Sind wohl alle beschäftigt mit Fenistil


----------



## LotP (7. Aug. 2013)

*AW: Mücken 2013*

Abgesehen davon, dass mich Mücken in der Regel eh in Ruhe lassen - keine Ahnung warum?!? Werd selten gestochen und wenn jmd anders in der Nähe ist sowieso nicht.
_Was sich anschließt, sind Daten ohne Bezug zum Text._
template <bool FILL>
__global__ void __launch_bounds__(kTB) __attribute__((amdgpu_waves_per_eu(4))) k_bs_tri(gw_dev_graph G, const TriItem* __restrict__ items, uint32_t nitems,
                                                gw_bs_nbr* __restrict__ bsn,
                                                const uint64_t* __restrict__ roff, uint32_t* __restrict__ reg,
                                                int lists_only) {
  __shared__ int32_t s_key[kTriS];
  __shared__ uint16_t s_pos[kTriS];
  __shared__ uint32_t s_cuv[kTriEB], s_cvu[kTriEB], s_cur[kTriEB];
  __shared__ int32_t s_luv[kTriEB], s_lvu[kTriEB], s_kp[kTriEB];
  __shared__ int32_t s_nx[kTriEB];
  __shared__ uint32_t s_stage[kTW][2][12];
  __shared__ uint32_t s_win[kTW][kTriH / 32];
  const int tid = threadIdx.x, lane = tid & 63, wave = tid >> 6;
  const int diag = kGwDiag ? (lists_only >> 8) : 0;
  lists_only &= 1;
  if (FILL) {
    for (int i = lane; i < kTriH / 32; i += 64) s_win[wave][i] = 0u;
  }
  for (uint32_t item = blockIdx.x; item < nitems; item += gridDim.x) {
    if (item != blockIdx.x) __syncthreads();
    const TriItem it = items[item];
    const int32_t u = it.u;
    const int64_t ub = G.offsets[u], du = G.offsets[u + 1] - ub;
    const int64_t j0 = it.j0, j1 = min(du, j0 + (int64_t)kTriEB);
    const int nch = (int)((du + kTriH - 1) / kTriH);
    const int64_t hk = min(du, (int64_t)kTriH);
    int lg = 6;
    while ((1 << lg) < 2 * hk) ++lg;
    const uint32_t S = 1u << lg, smask = S - 1u;
    const int sh = 32 - lg;
    for (int ch = 0; ch < nch; ++ch) {
      const int64_t p0 = (int64_t)ch * kTriH, p1 = min(du, p0 + kTriH);
      if (ch > 0) __syncthreads();
      for (uint32_t i = tid; i < S; i += kTB) s_key[i] = -1;
      __syncthreads();
      for (int64_t i = tid; i < p1 - p0; i += kTB) {
        const int32_t x = G.nbrs[ub + p0 + i];
        uint32_t h = ((uint32_t)x * 0x9E3779B1u) >> sh;
        while (atomicCAS(&s_key[h], -1, x) != -1) h = (h + 1) & smask;
        s_pos[h] = (uint16_t)i;
      }
      __syncthreads();
      const int32_t hi = ch == nch - 1 ? INT32_MAX : G.nbrs[ub + p1 - 1];
      int64_t jp = j0 + wave;
      int32_t pv_n = jp + kTW < j1 ? G.nbrs[ub + jp + kTW] : 0;
      int32_t pv = 0;
      int64_t pvb = 0, pve = 0;
      if (jp < j1) {
        pv = G.nbrs[ub + jp];
        pvb = G.offsets[pv];
        pve = G.offsets[pv + 1];
      }
      for (int64_t j = jp; j < j1; j += kTW) {
        const int32_t v = pv;
        const int64_t vb = pvb, dv = pve - pvb;
        if (j + kTW < j1) {
          pv = pv_n;
          pvb = G.offsets[pv];
          pve = G.offsets[pv + 1];
        }
        if (j + 2 * kTW < j1) pv_n = G.nbrs[ub + j + 2 * kTW];
        const int li = (int)(j - j0);
        if (ch > 0) {
          const int32_t nx = s_nx[li];
          if (nx == kTriNotOwned || (ch + 1 < nch && nx > hi)) continue;
        }
        if (!(du > dv || (du == dv && u <= v))) {
          if (nch > 1 && lane == 0) s_nx[li] = kTriNotOwned;
          continue;
        }
        const int64_t e = ub + j;
        uint32_t cuv = 0, cvu = 0, cur = 0;
        int64_t luv = -1, lvu = -1, kp = -1;
        if (ch > 0) {
          cuv = s_cuv[li];
          cvu = s_cvu[li];
          cur = s_cur[li];
          luv = s_luv[li];
          lvu = s_lvu[li];
          kp = s_kp[li];
        }
        int64_t k = (int64_t)cur + lane;
        int32_t x = k < dv ? G.nbrs[vb + k] : INT32_MAX;
        int32_t xa[kTriAhead - 1];
#pragma unroll
        for (int r = 0; r < kTriAhead - 1; ++r) xa[r] = k + 64 * (r + 1) < dv ? G.nbrs[vb + k + 64 * (r + 1)] : INT32_MAX;
        TriSlot Tuv, Tvu;
        int64_t er = -1;
        bool vu_win = false;
        if (FILL) {
          gw_bs_nbr* en = bsn + e;
          const uint32_t c = bs_c(en, (uint32_t)dv);
          Tuv = tri_slot(en, reg, roff, e, c, (uint32_t)dv, lists_only, s_stage[wave][0], lane);
          Tuv.E.nobits = true;
          if (ch == 0) tri_prologue(Tuv, e, roff, lane);
          if (u != v) {
            const uint32_t kpv = (uint32_t)dv < GW_BS_PACK_D ? (en->r[0] & 0xFFFFu) : en->r[0];
            er = vb + kpv;
            gw_bs_nbr* enr = bsn + er;
            const uint32_t cr = bs_c(enr, (uint32_t)du);
            Tvu = tri_slot(enr, reg, roff, er, cr, (uint32_t)du, lists_only, s_stage[wave][1], lane);
            if (ch == 0) tri_prologue(Tvu, er, roff, lane);
            vu_win = !Tvu.filt && Tvu.E.mode == BS_REGION;
            Tvu.E.nobits = vu_win;
          }
        }
        int32_t nx = INT32_MAX;
        for (;;) {
          const int64_t kf = k + 64 * kTriAhead;
          const int32_t xf = kf < dv ? G.nbrs[vb + kf] : INT32_MAX;
          const bool inr = k < dv && x <= hi;
          bool hit = false;
          uint32_t pu = 0;
          if (inr) {
            uint32_t h = ((uint32_t)x * 0x9E3779B1u) >> sh;
            for (;;) {
              const int32_t kk = s_key[h];
              if (kk == x) {
                hit = true;
                pu = (uint32_t)p0 + s_pos[h];
                break;
              }
              if (kk == -1) break;
              h = (h + 1) & smask;
            }
          }
          const unsigned long long mu = __ballot(inr && x == u);
          if (mu) kp = (int64_t)cur + (__ffsll(mu) - 1);
          const bool cu = hit && x != u;
          const bool cv = hit && x != v && u != v;
          if (FILL && !(diag & 1)) {
            if (!(diag & 2) && !Tuv.filt && Tuv.E.mode == BS_REGION) {
              const unsigned long long m = __ballot(cu);
              if (m) {
                const uint32_t sh = cur & 31u;
                const unsigned long long lo = m << sh;
                const uint32_t hi3 = sh ? (uint32_t)(m >> (64 - sh)) : 0u;
                const uint32_t wv = lane == 0 ? (uint32_t)lo : lane == 1 ? (uint32_t)(lo >> 32) : hi3;
                if (lane < 3 && wv) atomicOr(&Tuv.E.bits[(cur >> 5) + lane], wv);
              }
            }
            const bool dual = u != v && Tuv.dual;
            tri_emit(Tuv, cu, k, &cuv, &luv, lane, dual ? reinterpret_cast<uint16_t*>(Tvu.E.w) : nullptr,
                     !Tuv.filt && Tuv.E.mode == BS_REGION);
            if (u != v) {
              tri_emit(Tvu, cv, (int64_t)pu, &cvu, &lvu, lane, dual ? reinterpret_cast<uint16_t*>(Tuv.E.w) : nullptr,
                       !Tvu.filt && Tvu.E.mode == BS_REGION);
              if (cv && vu_win && !(diag & 2)) atomicOr(&s_win[wave][(pu - (uint32_t)p0) >> 5], 1u << (pu & 31u));
            }
          } else if (!FILL) {
            const unsigned long long m1 = __ballot(cu), m2 = __ballot(cv);
            cuv += (uint32_t)__popcll(m1);
            cvu += (uint32_t)__popcll(m2);
          }
          const int nin = __popcll(__ballot(inr));
          cur += (uint32_t)nin;
          if (nin < 64) {
            nx = __shfl(x, nin, 64);
            break;
          }
          k += 64;
          x = xa[0];
#pragma unroll
          for (int r = 0; r < kTriAhead - 2; ++r) xa[r] = xa[r + 1];
          xa[kTriAhead - 2] = xf;
        }
        if (FILL && ch + 1 == nch) {
          tri_epilogue(Tuv, luv, cuv, cvu, lane);
          if (u != v) tri_epilogue(Tvu, lvu, cvu, cuv, lane);
        }
        if (FILL && !(diag & 4)) {
          tri_flush(Tuv, nch > 1, lane);
          if (u != v) tri_flush(Tvu, nch > 1, lane);
          if (vu_win) {
            __builtin_amdgcn_wave_barrier();
            for (int i = lane; i < kTriH / 32; i += 64) {
              const uint32_t wv = s_win[wave][i];
              if (wv) {
                Tvu.E.bits[(p0 >> 5) + i] = wv;
                s_win[wave][i] = 0u;
              }
            }
            __builtin_amdgcn_wave_barrier();
          }
        }
        if (ch + 1 < nch) {
          if (lane == 0) {
            s_cuv[li] = cuv;
            s_cvu[li] = cvu;
            s_cur[li] = cur;
            s_luv[li] = (int32_t)luv;
            s_lvu[li] = (int32_t)lvu;
            s_kp[li] = (int32_t)kp;
            s_nx[li] = nx;
          }
          continue;
        }
        if (!FILL) {
          const uint32_t k32 = kp >= 0 ? (uint32_t)kp : 0xFFFFFFFFu;
          if (lane == 0)
            tri_header(bsn + e, (uint32_t)v, (uint32_t)dv, (uint32_t)vb,
                       bs_meta_slot(cuv, u != v ? cvu : 0xFFFFu, (uint32_t)dv, (uint32_t)du), k32, cuv);
          if (lane == 1 && u != v && kp >= 0)
            tri_header(bsn + vb + kp, (uint32_t)u, (uint32_t)du, (uint32_t)ub,
                       bs_meta_slot(cvu, cuv, (uint32_t)du, (uint32_t)dv), (uint32_t)j, cvu);
        }
      }
    }
  }
}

Aber auch so finde ich, dass es bei uns heuer kaum Mücken gibt. Vom Teich her denke ich liegts auch an der Goldelritzen. Habe vor ca. 2 Monaten 80 Stk eingesetzt, die haben inzwischen unzählbaren Nachwuchs, denke die verputzen alle


----------



## VolkerN (7. Aug. 2013)

*AW: Mücken 2013*

Bei uns (Grossraum Stuttgart) hats dieses Jahr eindeutig erheblich mehr Muecken/Schnaken als in den letzten Jahren.  ...ich verwende auch die bekannten Mittelchen um mich davor zu schuetzen ...aber nur wenn ich direkt am Teich was zu tun habe.

Ich bekomm immer wieder mal nen Mueckenstich ab, unterm Strich erwisch ich allerdings mehr von den Plagegeistern als sie mich :haue3


----------



## charly1882 (7. Aug. 2013)

*AW: Mücken 2013*

Mücken, Gelsen, Schnacken oder wie auch immer. Bei uns ist es kaum auszuhalten. Ab 21:00 beginnt das Desaster und wenn man nciht innerhalb kurzer Zeit das Weite sucht, ist man von Blutarmut geprägt. Die reinste Katastrophe. Wir haben jedes Jahr ne Menge von den lästigen Viechern aber heuer ist es besonders schlimm.
Was jedoch hilft: Thermacell. Bin schwer davon überzeugt.  keine Ahnung wo man das Ding in Deutrschland bekommt, aber es reduziert die Gelsen bis auf ein Minimum. Sie werden meines Wissens nicht getötet sondern lediglich verjagt.


----------



## Christine (8. Aug. 2013)

*AW: Mücken 2013*



charly1882 schrieb:


> Thermacell. Bin schwer davon überzeugt.  keine Ahnung wo man das Ding in Deutrschland bekommt



google.de ungefähr 1.090.000 Ergebnisse (0,16 Sekunden) 
Da sollte doch was dabei sein, oder


----------



## Gartenteichumbauer (8. Aug. 2013)

*AW: Mücken 2013*

Hallo zusammen, 

ich habe mich die ganze Nacht geschlagen. 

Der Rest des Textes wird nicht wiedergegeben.